Progressive Cavity Pump Terms

Understanding the pump terminology helps to properly select the best performing Continental Progressive Cavity Pump to fit your pumping needs.  Here are a few things you should know:

The Capacity or Volume is the rate of flow in gallons per minute or GPM.

Pressure is determined by how much is required to move the liquid that is being pumped through the piping system and the kind of liquid being handled.  The difference between the pressure required at the pump discharge and the pressure being introduced into the pump suction is the differential pressure and is expressed as pounds per square inch or PSI.

Viscosity is the resistance to flow as expressed by various scales of measurement; however, the most commonly used is centipoise.  The viscosity usually changes with temperature and should always be considered. 

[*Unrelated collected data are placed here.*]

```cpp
#define HIP_TRY(expr)                                                                          \
    do {                                                                                       \
        hipError_t e_ = (expr);                                                                \
        if (e_ != hipSuccess)                                                                  \
            return fail(MIRT_ERR_HIP, "%s failed: %s (%s:%d)", #expr, hipGetErrorString(e_), __FILE__, __LINE__); \
    } while (0)

enum { EV_CALL0 = 0, EV_CALL1 = 1, EV_K0 = 2, EV_COUNT = 2 + 2 * 8 };
constexpr int MAX_FLIGHT = 4;
constexpr int SEL_COUNT0 = 80;
constexpr int HIST_SEL_COUNT = 82;
constexpr int HIST_RING = 4;
constexpr int HIST_SLOTS = HIST_RING + 1;
constexpr size_t HIT_BYTES = sizeof(unsigned long long) * HIT_SHARDS * HIT_SHARD_STRIDE;

struct RtScratch {
    OriginRow *d_cam_tab = nullptr;
    OriginRow *d_light_tab = nullptr;
    int cam_tab_n = 0, light_tab_n = 0, light_tab_lights = 0;
    float *d_origins = nullptr;
    uint32_t *d_flags = nullptr;
    BinFrameDesc *d_frames = nullptr;
    uint32_t *d_bin_off = nullptr, *d_bin_counters = nullptr;
    uint32_t *d_entries = nullptr;
    uint32_t *d_pair_keys = nullptr, *d_pair_vals = nullptr, *d_sorted_keys = nullptr;
    uint32_t *d_tmp_vals = nullptr;
// ... 6 lines not shown
    bool count_event_due = false;
    bool have_known = false;
    uint32_t known_pairs = 0;
    uint32_t cap_bins = 0, cap_entries = 0;
    uint32_t cap_used = 0;
    uint64_t bin_key = 0;
    uint32_t bin_entries = 0;
    bool bin_key_valid = false;
    LightRow *d_light_rows = nullptr;
    uint32_t cap_light_rows = 0;
    TilePairRec *d_order = nullptr;
    uint32_t cap_order = 0;
    int last_bin_mode = -1;
    uint32_t *d_sel = nullptr;
    int sel_n = 0;
    int sel_parity = 0;
    uint32_t *d_face_sel = nullptr;
    size_t cap_face_sel = 0;
    uint32_t *d_face_counts = nullptr;
    uint32_t *d_hist = nullptr;
    uint32_t *h_hist = nullptr;
    hipEvent_t ev_hist[HIST_SLOTS] = {};
    uint64_t hist_key[HIST_SLOTS] = {};
    uint64_t hist_seq[HIST_SLOTS] = {};
    int hist_rows[HIST_SLOTS] = {}, hist_shift[HIST_SLOTS] = {};
    int hist_next = 0;

    void forget_scene() { bin_key_valid = false; have_known = false; count_pending = false; }
    void release();
};

// ... 146 lines not shown
    int tiles_x, cam_shells;
    uint32_t order_seg;
    bool transient;
    int cube_bins, light_shells;
};
int binned_pass(const RtFrame &f, const mirt_view *view, RtScratch &S, RtScratch &L, const float *origins, int nlights, int y0, int y1, BinnedPass *bp);
int binned_trace(const RtFrame &f, RtScratch &S, RtScratch &L, const BinnedPass &bp);
bool rt_bins_whole_frame(const mirt_view *view, const mirt_light *lights, int nlights, int mode);
int hist_only_pass(const mirt_view *view);

int raster_enqueue(const mirt_view *view, const mirt_light *lights, int nlights, const float *indirect,
                   int y0, int y1, int row_origin, void *d_xrgb, int pitch_bytes, void *d_rgb, void *d_zinv,
                   void *d_index, void *d_fd = nullptr);
int cull_copy_wait_readers(int dst, hipStream_t st);

int hist_prepare(RtScratch &S, const BinFrameDesc &cam, SelectOut *so);
int hist_publish(RtScratch &S);
const uint32_t *hist_lookup(uint64_t max_key, int *rows, int *shift);
void current_bounds(int world, int W, int H, std::vector<int> &bounds);
unsigned part_tile_weight();
int plan_out(int world, int root, int width, int height, int nviews, int strip_rows, const int *bounds, uint64_t *root_offset,
             uint64_t *band_offset, uint64_t *bytes, int32_t *peer, int max_pieces);
int render_sharded(const mirt_view *views, int nviews, int root, void *d_frames, int pitch_bytes, bool raster,
                   const mirt_light *lights, int nlights, const float *indirect, int mode);

struct HostPlane { void *host; void **staging; size_t bpp; };
int ensure_staging(size_t px, const HostPlane *planes, int nplanes);
char *registered_alias(const void *host, size_t pitch, int H);
bool host_direct();
int copy_plane_interior(void *dst, int dst_pitch, const void *src, int src_pitch, int W, int H);
// ... 66 lines not shown
```

### cpp-raytracer-rasterizer_amd/capi/sharded.cpp

```cpp
#include "capi.hpp"

namespace mirt {

static bool hist_wanted() { return g.in_sharded ? g.hist_call : (g.want_hist || g.strip_rows == MIRT_PARTITION_WEIGHTED); }
static int hist_shift_for(int tile_rows) { int sh = 0; while (((tile_rows - 1) >> sh) + 1 > SEL_HIST_MAX) sh++; return sh; }
static int hist_slot(const RtScratch &S) { return g.in_sharded ? S.hist_next : HIST_RING; }
int hist_prepare(RtScratch &S, const BinFrameDesc &cam, SelectOut *so)
{
    g.hist_armed = false;
    if (!hist_wanted()) return MIRT_OK;
    if (!S.d_hist) {
        HIP_TRY(hipMalloc(reinterpret_cast<void **>(&S.d_hist), sizeof(uint32_t) * SEL_HIST_MAX));
        HIP_TRY(hipMemsetAsync(S.d_hist, 0, sizeof(uint32_t) * SEL_HIST_MAX, g.stream));
        HIP_TRY(hipHostMalloc(reinterpret_cast<void **>(&S.h_hist), sizeof(uint32_t) * SEL_HIST_MAX * HIST_SLOTS, hipHostMallocDefault));
        for (int i = 0; i < HIST_SLOTS; i++) HIP_TRY(hipEventCreateWithFlags(&S.ev_hist[i], hipEventDisableTiming));
    }
    so->hist = S.d_hist;
    so->hist_shift = hist_shift_for(cam.nbv);
    const int slot = hist_slot(S);
    S.hist_key[slot] = 0;
    S.hist_rows[slot] = ((cam.nbv - 1) >> so->hist_shift) + 1;
    S.hist_shift[slot] = so->hist_shift;
    g.hist_armed = true;
    return MIRT_OK;
// ... 160 lines not shown
```

### cpp-raytracer-rasterizer_amd/csrc/bin_bucket_sort.hip

```cpp
#include "bin_sort.hpp"

#include <algorithm>
#include <cstdlib>

namespace mirt {

constexpr int BS_PER_THREAD = 16;
constexpr int BS_CHUNK = 256 * BS_PER_THREAD;
constexpr int BS_LOCAL_PER_THREAD = 16;
constexpr int BS_MAX_SHIFT = 12;
constexpr int BS_MAX_BUCKET_KEYS = 1 << BS_MAX_SHIFT;
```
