int emu_gemm_nt_sub(const double *A, int64_t lda, const double *B, int64_t ldb, double *C, int64_t ldc, int64_t rows, int64_t cols, int64_t K,
                    const EmuWork &w, hipStream_t s, Profiler *prof)
{
    if (rows <= 0 || cols <= 0) return 0;
    if (K % EMU_BK || K >= (1 << 17)) { gpx_set_error("emu_gemm_nt_sub: K = %ld out of range", (long)K); return GPX_ERR_BAD_ARG; }
    const int L = emu_moduli();
    const int bits = emu_scale_bits(K, L), abits = bits - bits / 2, bbits = bits / 2;
    const int64_t cap = emu_cap(K, L);
    const int64_t rt = std::min<int64_t>(round_up(rows, EMU_BT), cap);
    int64_t ct = std::min<int64_t>(round_up(cols, EMU_BT), cap);
    while (ct > EMU_BT && rt * ct * L > ((int64_t)1 << 31)) ct -= EMU_BT;
    if (!w.ra || rt * K * L > w.a_bytes || ct * K * L > w.b_bytes || rt * ct * L > w.r_bytes || rt + ct > w.sig_n) {
        gpx_set_error("emu_gemm_nt_sub: workspace too small for %ld x %ld x %ld", (long)rows, (long)cols, (long)K);
        return GPX_ERR_STATE;
    }
    ProfScope ps(prof, s, GPX_K_GEMM_EMU, 2.0 * (double)rows * (double)cols * (double)K);
    int8_t *ra = w.ra, *rb = w.rb, *rr = w.rr;
    int *sga = w.sig, *sgb = sga + rt;
    for (int64_t r0 = 0; r0 < rows; r0 += rt) {
        const int64_t nr = std::min(rt, rows - r0), nrp = round_up(nr, EMU_BT);
        hipLaunchKernelGGL(emu_split_kernel, dim3((unsigned)nrp), dim3(256), 0, s, A + r0 * lda, (long)lda, (long)nr, (int)K, abits, L, ra,
                           (long)(nrp * K), sga);
        for (int64_t c0 = 0; c0 < cols; c0 += ct) {
            const int64_t nc = std::min(ct, cols - c0), ncp = round_up(nc, EMU_BT);
            hipLaunchKernelGGL(emu_split_kernel, dim3((unsigned)ncp), dim3(256), 0, s, B + c0 * ldb, (long)ldb, (long)nc, (int)K, bbits, L, rb,
                               (long)(ncp * K), sgb);
            const int tm = (int)(nrp / EMU_BT), tn = (int)(ncp / EMU_BT);
            hipLaunchKernelGGL(emu_i8_gemm_kernel, dim3((unsigned)(tm * tn * L)), dim3(512), 0, s, (const int8_t *)ra, (const int8_t *)rb,
                               (long)(nrp * K), (long)(ncp * K), (int)K, rr, (long)ncp, (long)(nrp * ncp), tm, tn);
            const long thr = (long)nr * ((nc + 3) / 4);
            hipLaunchKernelGGL(emu_rebuild_kernel, dim3((unsigned)((thr + 255) / 256)), dim3(256), 0, s, (const int8_t *)rr, (long)ncp,
                               (long)(nrp * ncp), L, (const int *)sga, (const int *)sgb, C + r0 * ldc + c0, (long)ldc, (long)nr, (long)nc);
        }
        GPX_HIP(hipGetLastError());
    }
    return 0;
}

For conversion purposes the formulas below are of value:

Centipoises = centistokes x specific gravity
Centipoises = SSU/5 x specific gravity
SSU= saybolt seconds universal

Temperature refers to the maximum and minimum temperatures at which the fluid is to be pumped.  This is a highly important factor in pump selection.  High temperatures can cause distortion and swelling of the stator materials and low temperatures can affect viscosity that reflects in flow characteristics and horsepower requirements.

Operating Time or Operating Cycle of the pump should also be considered; whether the pump is to run continuously or intermittently can be a factor in the selection of the drive.

Corrosion depends on whether the fluid being pumped is neutral, acid or alkaline.  All should be considered when selecting the proper materials of pump construction.   The pH value of the fluid should be known or determined.   A pH of 7 is neutral,below 7 is acid and above 7 is alkaline.

Abrasion depends on the abrasive properties of the fluid to be pumped and how they are classified.  Abrasives can look alike and appear to have similar properties; however, they can produce different wearing characteristics.  You must classify the fluid in order to select the proper pump construction and operating speed.  These 4 classifications will serve as a guide and help in the determination of the necessary materials needed in the pump construction:

No Abrasives
Example: Clear Water, Gasoline, Fuel Oil, Lubricating Oil.

Light Abrasives
Example: Dirty Water containing Silt and/or small amounts of Sand or Earth.

Medium Abrasives
Example: Clay Slurries, Potters Glazes, Porcelain Enamel, Frit, Sludge, Wood Dust in Water.

Heavy Abrasives
Example: Slurries containing large amounts of Sand, Emery Dust, Lapping Compounds, Mill Scale, Plaster, Grout, Roof Gypsum.

Pump failure is a possibility if inaccurate pump application information is given.